There's other stuff going
on, of course. Eli Cash (Luke Wilson), lifelong
family friend to the Tenenbaums, is a writer of
trash Westerns and Margot's extramarital lover
besides. Ethel, now an archaeologist (people are
never just fucking cubicle-workers in movies,
you know?), has received and is working on accepting
a marriage proposal from her accountant (Danny
Glover). Margot is locking herself in her bathroom
for hours on end, feeding a smoking habit nobody's
ever known she had. Richie, the closet romantic,
has been in love with Margot since his early teens.

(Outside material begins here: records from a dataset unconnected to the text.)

int fail(int code, const char* fmt, ...) {
  char buf[512];
  va_list ap;
  va_start(ap, fmt);
// ... 89 lines not shown
  int bel_share_csr;
  int wr_img_rows;
  int wr_off_pad;
  int wr_bulk, wr_c_mask, wr_c_nf, wr_img_bytes;
  int nf_prefilled;
  int f_off_sbuf, f_sbuf_stride, f_off_zero, f_off_imgs;
  int f_off_nbr4;
  int wr_epc;
  int ob_full, ob_split;
  int dbg_skip;
  unsigned long long* stats_rep;
  uint8_t* bel_flags;
  long long* next_actions;
  unsigned next_counter;
  const unsigned* next_counter_base;
  const uint8_t* reset_mask;
  const int32_t* init_pos;
  const int32_t* init_gid;
  int restart;
  const struct GroupRow* grp;
  const int32_t* grp_id;
  int grp_n, grp_rep;
  unsigned long long* grp_stats;
};

struct GroupRow {
  double w64[SY_NUM_REWARD_WEIGHTS];
  float w32[SY_NUM_REWARD_WEIGHTS];
  int agent_money, reveal;
  unsigned long long reveal_skip_thresh;
};


#ifdef SY_FUSED_CLOCKS
__device__ unsigned long long g_fused_clk[16];
#define FCLK_ADD(slot, v) do { if (lane == 0) atomicAdd(&g_fused_clk[slot], (unsigned long long)(v)); } while (0)
#define FCLK_NOW() clock64()
#else
#define FCLK_ADD(slot, v) do { } while (0)
#define FCLK_NOW() 0ll
#pragma nv_diag_suppress 177
#endif

__device__ __forceinline__ uint4 philox4x32(uint4 c, uint2 k) {
#pragma unroll
  for (int r = 0; r < 10; ++r) {
// ... 53 lines not shown

__device__ __forceinline__ int edge_weight(const Tables& tb, int N, int g, int u, int v) {
  return __ldg(tb.W + ((size_t)g * N + u) * tb.Ns + v);
}
__device__ __forceinline__ int move_count(const Tables& tb, int N, int g, int u, int money, int toll) {
  int c = money - toll;
  if (c <= 0) return 0;
  c = min(c, tb.wcap);
  return __ldg(tb.cnt + ((size_t)g * N + u) * (tb.wcap + 1) + c);
}
__device__ __forceinline__ double exp_neg(const Tables& tb, int d) {
  return (d < tb.n_exp) ? __ldg(tb.exp_neg + d) : 0.0;
}

__device__ __forceinline__ void store_obs16(uint4* ptr, uint4 v) {
#if SY_STORE_HINT == 0
  __stcs(ptr, v);
#elif SY_STORE_HINT == 1
  *ptr = v;
#elif SY_STORE_HINT == 2
  __stcg(ptr, v);
#else
  __stwt(ptr, v);
#endif
}
__device__ __forceinline__ void cp_async4(void* smem, const void* gmem) {
  const unsigned sa = (unsigned)__cvta_generic_to_shared(smem);
  asm volatile("cp.async.ca.shared.global [%0], [%1], 4;\n" ::"r"(sa), "l"(gmem));
}
__device__ __forceinline__ void cp_async16(void* smem, const void* gmem) {
  const unsigned sa = (unsigned)__cvta_generic_to_shared(smem);
  asm volatile("cp.async.cg.shared.global [%0], [%1], 16;\n" ::"r"(sa), "l"(gmem));
}
__device__ __forceinline__ void cp_async_wait_all() { asm volatile("cp.async.wait_all;\n" ::: "memory"); }
__device__ __forceinline__ void pdl_wait() { asm volatile("griddepcontrol.wait;\n" ::: "memory"); }
__device__ __forceinline__ void pdl_launch_dependents() { asm volatile("griddepcontrol.launch_dependents;\n" ::: "memory"); }
__device__ __forceinline__ void named_barrier(int id, int nthreads) {
  asm volatile("bar.sync %0, %1;\n" ::"r"(id), "r"(nthreads) : "memory");
}

__device__ __forceinline__ void fence_proxy_async_smem() { asm volatile("fence.proxy.async.shared::cta;\n" ::: "memory"); }
__device__ __forceinline__ void bulk_store(void* gdst, const void* ssrc, unsigned bytes) {
  const unsigned sa = (unsigned)__cvta_generic_to_shared(ssrc);
#if SY_BULK_HINT == 1
  unsigned long long pol;
  asm volatile("createpolicy.fractional.L2::evict_first.b64 %0, 1.0;\n" : "=l"(pol));
// ... 747 lines not shown
#else
  if (lane < A) {
    const int f0 = fpos[lane] - head;
    if (fpos[lane] >= 0 && f0 >= 0 && f0 < (nvec << 2)) {
      const int myc = f0 >> 2;
      uint4 v = z;
      for (int a = 0; a < A; ++a) {
        const int f = fpos[a] - head;
        if (fpos[a] >= 0 && (f >> 2) == myc) {
          const unsigned one = 0x3f800000u;
          const int sub = f & 3;
          v.x = sub == 0 ? one : v.x;
          v.y = sub == 1 ? one : v.y;
          v.z = sub == 2 ? one : v.z;
          v.w = sub == 3 ? one : v.w;
        }
      }
      store_obs16(body + myc, v);
    }
  }
#endif
}
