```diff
diff --git a/rayzath_amd/csrc/hiprz_launch_trace.hip b/rayzath_amd/csrc/hiprz_launch_trace.hip
--- a/rayzath_amd/csrc/hiprz_launch_trace.hip
+++ b/rayzath_amd/csrc/hiprz_launch_trace.hip
@@ -40,10 +40,10 @@
 }
 
 #ifdef RZ_PHASE_STATS
-extern "C" int hiprz_read_phase_stats(unsigned long long out[32]) {
-    (void)hipMemcpyFromSymbol(out, HIP_SYMBOL(hiprz::rz_phase), 256);
-    unsigned long long zero[32] = {0};
-    (void)hipMemcpyToSymbol(HIP_SYMBOL(hiprz::rz_phase), zero, 256);
+extern "C" int hiprz_read_phase_stats(unsigned long long out[40]) {
+    (void)hipMemcpyFromSymbol(out, HIP_SYMBOL(hiprz::rz_phase), sizeof(hiprz::rz_phase));
+    unsigned long long zero[40] = {0};
+    (void)hipMemcpyToSymbol(HIP_SYMBOL(hiprz::rz_phase), zero, sizeof(hiprz::rz_phase));
     return 0;
 }
 #endif
```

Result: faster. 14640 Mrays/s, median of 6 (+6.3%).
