struct Knobs {
    int pin;
    int flag_pin, env_pin;
    int mid_max_nodes;
    bool prefix_fusion, xwide, rowdense;
    bool xc; int xc_min_nodes;
};
const Knobs &process_knobs() {
    static const Knobs once = [] {
        Knobs k = {};
        const char *e;
        k.env_pin = (e = getenv("GNN_FUSED_KERNEL")) ? atoi(e) : 0;
        k.mid_max_nodes = (e = getenv("GNN_MID_MAX_NODES")) ? atoi(e) : 36000;
        k.prefix_fusion = !((e = getenv("GNN_PREFIX_FUSION")) && e[0] == '0');
        k.xwide = !((e = getenv("GNN_XWIDE")) && atoi(e) == 0);
        k.rowdense = !((e = getenv("GNN_ROWDENSE")) && e[0] == '0');
        return k;
    }();
    return once;
}
Knobs knobs(int flags) {
    Knobs k = process_knobs();
    k.flag_pin = (flags & GNN_FLAG_FUSED_GEN_MASK) >> 4;
    k.pin = k.flag_pin ? k.flag_pin : k.env_pin;
    const char *e = getenv("GNN_XC"), *m = getenv("GNN_XC_MIN_NODES");
    k.xc = !(e && atoi(e) == 0);
    k.xc_min_nodes = m ? atoi(m) : 196608;
    return k;
}

struct Carver {
    char *base;
    size_t off = 0;
    explicit Carver(void *b) : base((char *)b) {}
    template <typename T>
    T *take(size_t count) {
        off = (off + 255) & ~(size_t)255;
        T *p = base ? (T *)(base + off) : nullptr;
        off += count * sizeof(T);
        return p;
    }
};
// ... 306 lines not shown
    int count;
    float *Wf, *bf;
    float *Wc;
    int wrow_state, wrow_agg;
    gnn::Seg cseg[GNN_MAX_SEGS];
    int ncseg;
};

struct Plan {
    int N, E, S, SP, L, A, T;
    int H1max, Hmax_state, Hmax_out, Tout, M, G;
    bool composite, fused;
    int n_heavy;
    TypePlan tp[GNN_MAX_TYPES];
    int *flags;
    int *mid_bar;
    gnn::GroupTab gt;
    int n_groups;
    int group_tiles;
    int group_max_nodes;
    int *d_group_tabs;
    unsigned long long *set_bar;
    bool has_sets;
    int *pred0;
    int *tbeg;
    int *err;
    float *agg_arcs, *agg_nodes; int ld_agg_nodes;
    float *C; int ldC;
    float *Xc;
    float *Wx;
// ... 102 lines not shown
            TRY(check_csr(a.nodegraph, "nodegraph", a.nodegraph.n_dst, p.M));
        }
        if (a.n_heavy_segments > 0) {
            if (!a.heavy_seg_beg || !a.heavy_seg_end) return fail("heavy_seg_beg / heavy_seg_end is NULL");
            TRY(check_csr(a.adjacency_light, "adjacency_light", p.N, (a.nodes_src ? a.adjacency.n_src : p.N) + a.n_heavy_segments));
        }
        if (p.composite) {
            if (!a.type_nodes && p.N > 0) return fail("type_nodes is NULL");
            if (a.type_offsets[0] != 0 || a.type_offsets[p.T] != p.N) return fail("type_offsets must span [0, n_nodes]");
            for (int t = 0; t < p.T; ++t)
                TRY(check_csr(a.composite_adjacency[t], "composite_adjacency", p.N, a.nodes_src ? a.adjacency.n_src : p.N));
        }
    }

    Carver c(ws);
    p.flags = c.take<int>(a.max_iteration + GNN_LOOP_WORDS);
    p.err = p.flags ? p.flags + a.max_iteration + 12 : nullptr;
    p.mid_bar = p.flags ? p.flags + ((a.max_iteration + 16 + 31) & ~31) : nullptr;
    p.pred0 = c.take<int>(std::max(GNN_SMALL_MAX_TILES, p.group_tiles));
    p.d_group_tabs = c.take<int>(a.n_groups > 0 ? 4 * ((size_t)a.n_groups + 1) : 0);
    p.set_bar = c.take<unsigned long long>(a.n_groups > 0 ? 2 * (size_t)a.n_groups : 0);
    for (int t = 0; t < p.T; ++t) {
        p.tp[t].Wf = c.take<float>((size_t)a.net_state[t].in_dim * a.net_state[t].units[0]);
        p.tp[t].bf = c.take<float>(a.net_state[t].units[0]);
    }
    p.Wf_out = c.take<float>((size_t)a.net_output.in_dim * a.net_output.units[0]);
    p.bf_out = c.take<float>(a.net_output.units[0]);
    p.agg_arcs = c.take<float>((size_t)p.N * std::max(p.A, 1));
    p.ld_agg_nodes = p.composite ? sum_dt : (a.state_dim > 0 ? p.L : 0);
    p.agg_nodes = c.take<float>((size_t)p.N * std::max(p.ld_agg_nodes, 1));
    p.ldC = (p.H1max + 3) & ~3;
// ... 40 lines not shown
                if (p.A > 0) tp.cseg[tp.ncseg++] = gnn::Seg{p.agg_arcs, nullptr, p.A, p.A, 2 * p.S};
            }
        } else {
            const int dt = a.type_dim_label[t];
            tp.rows = a.type_nodes ? a.type_nodes + a.type_offsets[t] : nullptr;
            tp.count = a.type_offsets[t + 1] - a.type_offsets[t];
            tp.wrow_state = dt; tp.wrow_agg = dt + p.S;
            if (dt > 0) tp.cseg[tp.ncseg++] = gnn::Seg{a.nodes, tp.rows, a.ld_nodes, dt, 0};
            if (sum_dt > 0) tp.cseg[tp.ncseg++] = gnn::Seg{p.agg_nodes, tp.rows, p.ld_agg_nodes, sum_dt, dt + 2 * p.S};
            if (p.A > 0) tp.cseg[tp.ncseg++] = gnn::Seg{p.agg_arcs, tp.rows, p.A, p.A, dt + 2 * p.S + sum_dt};
        }
    }
    return 0;
}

All of this serves as multi-layered
backdrop, alternately funny and sad, for Royal.
His news of impending death by stomach cancer
(fictional or not, for a great portion of the
movie we're not really sure) brings the children
home, and sparks fly as never before. Royal's
an asshole, see, but one that is really, really
hard to hate. He is the kind of guy who will tell
his twin grandsons that he regrets their mother's
death because she was "very, very attractive,"
but will then take them out from under their father's
tyrannical rule for a day of fun and shenanigans.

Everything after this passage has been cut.